In 2003, New Jersey Gov. Jim McGreevey, a Democrat, appointed Republican State Sen. John Matheussen as CEO of the Delaware River Port Authority, then a $195,000 post. State officials also ensured Matheussen would be able to stay in the New Jersey pension system, even though he was moving to a bistate agency.

The Senate was split 20-20, and Democrats won Matheussen's old seat in November to take control of the upper chamber. But it was a close race, and when it appeared to be headed for a recount, the McGreevey administration began publicly considering the Republican candidate for a judgeship.

More recently, in 2014, Virginia Republicans sank Democratic Gov. Terry McAuliffe's plan to expand Medicaid to 400,000 low-income individuals under the Affordable Care Act by persuading a Democratic state senator to resign and taking control of the Senate.

The GOP's leverage? A job on the state tobacco commission for the senator, Phillip Puckett, and a judgeship for his daughter.

For their part, Virginia Democrats tried to persuade the senator to keep his seat with similar enticements. Puckett resigned but withdrew his name from consideration for the tobacco job amid a public backlash.

After Puckett left the Senate, the legislature approved his daughter's appointment to the bench.

Federal prosecutors investigated the matter but did not file charges. But some think these kinds of deals are ethically dubious.

"When you talk about holding up a job that somebody might want for their livelihood as a way of getting partisan gain, that seems a little bit less like regular how-the-sausage-is-made and a little bit more like appealing to people's self-interest and material gain, which is I think more of a problem," said Noah Bookbinder, executive director of Citizens for Responsibility and Ethics in Washington, which tries to reduce the influence of money in politics.

Philadelphia has had its share of questionable arrangements, too.

Former City Solicitor Ken Trujillo ran a brief campaign for mayor in 2015. He endorsed then-Councilman Jim Kenney; a political action committee affiliated with Trujillo gave a research book valued at $4,200 to Kenney's campaign, as well as $10,000 to a PAC that supported Kenney; and Kenney scooped up some of Trujillo's campaign staff. Kenney entered the race shortly after Trujillo dropped out.

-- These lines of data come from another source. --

static tk::BatchView batch_view(const tksmseq_batch* b) {
    return tk::BatchView{b->reads.as<uint32_t>(), b->intervals.as<uint32_t>(), b->mods.as<uint32_t>(), b->literals.as<uint64_t>(),
                         b->litpool.as<uint8_t>(), b->ids.as<uint32_t>(), b->idpool.as<uint8_t>(), b->n_reads, (uint32_t)b->n_literals};
}
static tk::RefView ref_view(const tksmseq_ctx* ctx) {
    return tk::RefView{ctx->d_packed.as<uint32_t>(), ctx->d_blocktab.as<uint32_t>(), ctx->d_pool.as<uint8_t>(),
                       ctx->d_contigs.as<uint64_t>(), (uint32_t)ctx->contig_names.size()};
}

static int apply_tail(tksmseq_ctx* ctx, tksmseq_batch* b, const tksmseq_run_params* p) {
    const bool want = p->mode == TKSMSEQ_MODE_BADREAD && ctx->tail.enabled && b->n_reads > 0;
    const uint64_t key[4] = {p->seed, p->first_read_index, p->read_index_stride ? p->read_index_stride : 1, ctx->tail_version};
    if (want == b->tail_on && (!want || !memcmp(key, b->tail_key, sizeof(key)))) return TKSMSEQ_OK;
    if (b->splice_len.empty()) b->splice_len = b->raw_len;
    const uint64_t n = b->n_reads;
    if (want) {
        HIPCHK(ctx, b->d_tail.ensure(n * 4 + 16));
        tk::TailView T{(int)ctx->tail.lx.size(), (int)ctx->tail.ly.size(), ctx->tail.ratio, ctx->d_tail_lx.as<double>(),
                       ctx->d_tail_ly.as<double>(), ctx->d_tail_cdf.as<double>()};
        HIPCHK(ctx, tk::launch_tail_lengths(batch_view(b), ref_view(ctx), T, key[0], key[1], key[2], b->d_tail.as<uint32_t>(), ctx->stream));
        std::vector<uint32_t> tl(n);
        HIPCHK(ctx, hipMemcpyAsync(tl.data(), b->d_tail.p, n * 4, hipMemcpyDeviceToHost, ctx->stream));
        HIPCHK(ctx, hipStreamSynchronize(ctx->stream));
        for (uint64_t r = 0; r < n; r++) {
            const uint64_t t = (uint64_t)b->splice_len[r] + tl[r];
            if (t > 0x7fffff00ull) { ctx->err = "molecule plus tail noise longer than 2^31 bases"; return TKSMSEQ_ELIMIT; }
            b->raw_len[r] = (uint32_t)t;
        }
    } else b->raw_len = b->splice_len;
    b->max_raw = 0;
    for (uint32_t v : b->raw_len) b->max_raw = std::max(b->max_raw, v);
    order_by_length(b->raw_len, b->order);
    HIPCHK(ctx, hipMemcpyAsync(b->d_order.p, b->order.data(), n * 4, hipMemcpyHostToDevice, ctx->stream));
    HIPCHK(ctx, hipStreamSynchronize(ctx->stream));
    b->cache_k = -1;
    b->tail_on = want;
    memcpy(b->tail_key, key, sizeof(key));
    return TKSMSEQ_OK;
}

struct RunPlan {
    tksmseq_ctx* ctx; tksmseq_batch* b; const tksmseq_run_params* p;
    int cap_num, cap_den, cap_add;
    int vlevel;
    std::chrono::steady_clock::time_point t_entry = std::chrono::steady_clock::now();
    uint64_t n = 0;
    bool badread = false, direct = false, fast = false;
    int k = 0, lcap = 0, ncap = 0, s_lcap = 0, s_ncap = 0, wpw = 0, lds = 0, n_wgs = 0, trace_words = 0;
    tk::BatchView B{}; tk::RefView R{}; tk::ErrModelView EM{}; tk::QsModelView QM{}; tk::IdentView IM{}; tk::SimParams P{}; tk::SimBuffers O{};

    uint64_t capf(uint64_t raw) const { return ((raw + 2 * (uint64_t)k) * cap_num / cap_den + cap_add + 15) & ~15ull; }
    void mark(const char* what) const {
        if (vlevel >= 2) fprintf(stderr, "[tksmseq] run: %s at %.3f s\n", what, std::chrono::duration<double>(std::chrono::steady_clock::now() - t_entry).count());
    }

    int geometry() {
        n = b->n_reads;
        badread = p->mode == TKSMSEQ_MODE_BADREAD;
        k = badread ? ctx->em.k : 0;
        if (b->cache_k != k || b->cache_num != cap_num || b->cache_den != cap_den || b->cache_add != cap_add) {
            uint64_t t = 0;
            for (uint32_t rl : b->raw_len) t += 2 * capf(rl);
            b->cache_scratch = t; b->cache_k = k; b->cache_num = cap_num; b->cache_den = cap_den; b->cache_add = cap_add;
        }
        lcap = (int)((b->max_raw + 2 * k + 7) & ~7u);
        ncap = badread ? (int)capf(b->max_raw) : 4;
        direct = !badread && !ctx->force_slow && !p->collect_stats;
        fast = badread && !ctx->force_slow && n > 0;
        s_lcap = lcap; s_ncap = ncap;
        if (badread && !ctx->force_slow && tk::simulate_lds_bytes(s_lcap, s_ncap, 1) > 160 * 1024) {
            while (s_lcap > 64 && tk::simulate_lds_bytes(s_lcap, (int)capf((uint64_t)(s_lcap - 2 * k)), 1) > 160 * 1024) s_lcap -= 64;
            s_ncap = (int)capf((uint64_t)(s_lcap - 2 * k));
        }
        wpw = tk::WAVES_PER_WG;
        while (wpw > 1 && tk::simulate_lds_bytes(s_lcap, s_ncap, wpw) > 160 * 1024) wpw >>= 1;
        lds = tk::simulate_lds_bytes(s_lcap, s_ncap, wpw);
        if (!direct && (lds > 160 * 1024 || (badread && !ctx->force_slow ? lcap > 100000 : (ncap >= 65000 || lcap >= 65000)))) {
            ctx->err = "molecule of " + std::to_string(b->max_raw) + " bases exceeds the limit of this build (Badread mode: 100 000 bases)";
            return TKSMSEQ_ELIMIT;
        }
        const int wgs_per_cu = std::min(std::min(32 / wpw, 16), std::max(1, (160 * 1024) / std::max(lds, 1)));
        n_wgs = (int)std::max<uint64_t>(1, std::min<uint64_t>((n + wpw - 1) / wpw, (uint64_t)ctx->n_cus * wgs_per_cu));
        trace_words = (s_ncap + 2) * 4;
        return TKSMSEQ_OK;
    }
    int buffers() {
        hipStream_t s = ctx->stream;
        HIPCHK(ctx, ctx->w_rawlen.ensure(n * 4 + 16));
        HIPCHK(ctx, ctx->w_slotcap.ensure(n * 8 + 16));
        HIPCHK(ctx, ctx->w_slotoff.ensure((n + 1) * 8 + 16));
        HIPCHK(ctx, ctx->w_outlen.ensure(n * 4 + 16));
        HIPCHK(ctx, ctx->w_ident.ensure(n * 8 + 16));
        HIPCHK(ctx, ctx->w_reclen.ensure(n * 8 + 16));
        HIPCHK(ctx, ctx->w_recoff.ensure((n + 1) * 8 + 16));
        HIPCHK(ctx, ctx->w_status.ensure(n * 4 + 16));
        HIPCHK(ctx, ctx->w_scan.ensure(tk::scan_temp_bytes(n) + 64));
        HIPCHK(ctx, ctx->w_trace.ensure(((size_t)n_wgs * wpw + (size_t)tksmseq_ctx::N_SIDE * tksmseq_ctx::SIDE_WAVES) * trace_words * 4 + 64));
        HIPCHK(ctx, ctx->w_counter.ensure(8192));
        HIPCHK(ctx, ctx->w_sums.ensure(64));
        HIPCHK(ctx, ctx->w_scratch.ensure(b->cache_scratch + 64));
        if (p->collect_stats) {
            HIPCHK(ctx, ctx->w_istats.ensure(n * 64 + 16));
            HIPCHK(ctx, ctx->w_dstats.ensure(n * 16 + 16));
            HIPCHK(ctx, hipMemsetAsync(ctx->w_istats.p, 0, n * 64, s));
            HIPCHK(ctx, hipMemsetAsync(ctx->w_dstats.p, 0, n * 16, s));
        }
        B = batch_view(b);
        R = ref_view(ctx);
        EM = tk::ErrModelView{ctx->em.type, k, ctx->em.max_alts, ctx->em_alt0 ? 1 : 0, ctx->em_uniform ? 1 : 0, ctx->d_cdf.as<uint32_t>(), ctx->d_alts.as<uint64_t>(), ctx->d_nalts.as<uint8_t>(), ctx->d_pself.as<uint2>(), ctx->d_cdf32.as<uint32_t>(), ctx->d_pseg.as<uint4>(), ctx->d_pt0.as<uint32_t>(), ctx->d_pt0b.as<uint4>(), ctx->d_altenc.as<uint4>()};
        QM = tk::QsModelView{ctx->qm.n_slots, ctx->qm.kmer_size, ctx->d_qkeys.as<uint64_t>(), ctx->d_qoff.as<uint32_t>(),
                             ctx->d_qcnt.as<uint32_t>(), ctx->d_qcdf.as<uint32_t>(), ctx->d_qq.as<uint8_t>(), ctx->d_qent.as<uint4>(),
                             ctx->d_qpairs.as<uint2>(), ctx->d_qguide.as<uint8_t>(), ctx->qm.guide_direct ? 1 : 0};
        IM = tk::IdentView{ctx->idm.constant ? 1 : 0, ctx->idm.value, ctx->d_qtab.as<double>()};
        P.seed = p->seed; P.first_read = p->first_read_index; P.stride = p->read_index_stride ? p->read_index_stride : 1;
        P.mode = badread ? 1 : 0; P.fastq = p->fastq ? 1 : 0;
        P.quirk_perfect = (badread && p->perfect_of_badread) ? 1 : 0;
        P.compute_q = (badread && p->compute_qual && p->fastq && !P.quirk_perfect) ? 1 : 0;
#ifdef TKSM_ABLATE
        P.ablate = getenv("TKSMSEQ_ABLATE") ? atoi(getenv("TKSMSEQ_ABLATE")) : 0;
#endif
        P.lcap = lcap; P.ncap = ncap; P.s_lcap = s_lcap; P.s_ncap = s_ncap; P.trace_words = trace_words; P.cap_num = cap_num; P.cap_den = cap_den; P.cap_add = cap_add;
        O.raw_len = ctx->w_rawlen.as<uint32_t>(); O.slot_off = ctx->w_slotoff.as<uint64_t>(); O.scratch = ctx->w_scratch.as<uint8_t>();
        O.out_len = ctx->w_outlen.as<uint32_t>(); O.identity = ctx->w_ident.as<double>(); O.rec_len = ctx->w_reclen.as<uint64_t>();
        O.status = ctx->w_status.as<uint32_t>(); O.trace = ctx->w_trace.as<uint32_t>();
        O.work_counter = ctx->w_counter.as<unsigned long long>();
        O.tail_len = (badread && b->tail_on) ? b->d_tail.as<uint32_t>() : nullptr;
        O.tail_chain = ctx->d_tail_chain.as<tk::TailChain>();
        if (badread) {
            HIPCHK(ctx, ctx->w_fullpool.ensure(ctx->full_pool_bytes));
            O.full_pool = ctx->w_fullpool.as<uint8_t>(); O.full_pool_bytes = ctx->full_pool_bytes;
            O.full_pool_used = ctx->w_counter.as<unsigned long long>() + 1023;
        }
        O.istats = p->collect_stats ? ctx->w_istats.as<int32_t>() : nullptr;
        O.dstats = p->collect_stats ? ctx->w_dstats.as<double>() : nullptr;
        O.read_list = nullptr; O.n_work = n;
        return TKSMSEQ_OK;
    }
};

Last year, the Kenney administration awarded Trujillo's law firm an $800,000 no-bid contract to defend the city's sweetened-beverage tax. Mayor Kenney said at the time that the contract wasn't a political favor, calling Trujillo a "great lawyer." The mayor also said that some of the city's big law firms had conflicts of interest, and that the contract was awarded by the Law Department, not him.

Trujillo defended the contract, saying he hadn't personally contributed to Kenney's campaign.

Then there's Brady. In addition to his campaign allegedly paying his 2012 primary challenger, a former Moore supporter says Brady offered her a job to silence her.

Paula Brown, the former mayor of Darby Borough and a current candidate for that office, said she received the unexpected offer in a call from Brady in 2012, shortly after she had posted her support for Moore's campaign on Facebook.

When she declined Brady's offer, she said, the congressman pressed: Did anyone in her family need work?

"I said, 'No, everyone in my family is fine.' So I turned him down," Brown said in an interview last week.

Eisenhower, Brady's attorney, didn't dispute the phone conversation with Brown occurred but said the congressman didn't offer any jobs. He said that Brown actually apologized for having distributed Moore's petitions and that she offered to throw away those petitions and to collect signatures for Brady (the congressman said that wasn't necessary).

Told of Brady's account of their conversation, Brown laughed. "Alternative facts," she said.

— Staff writers Tricia L. Nadolny and Chris Brennan contributed to this article.

A previous version of this story incorrectly stated when Democrat Joe Torsella was appointed to a United Nations job.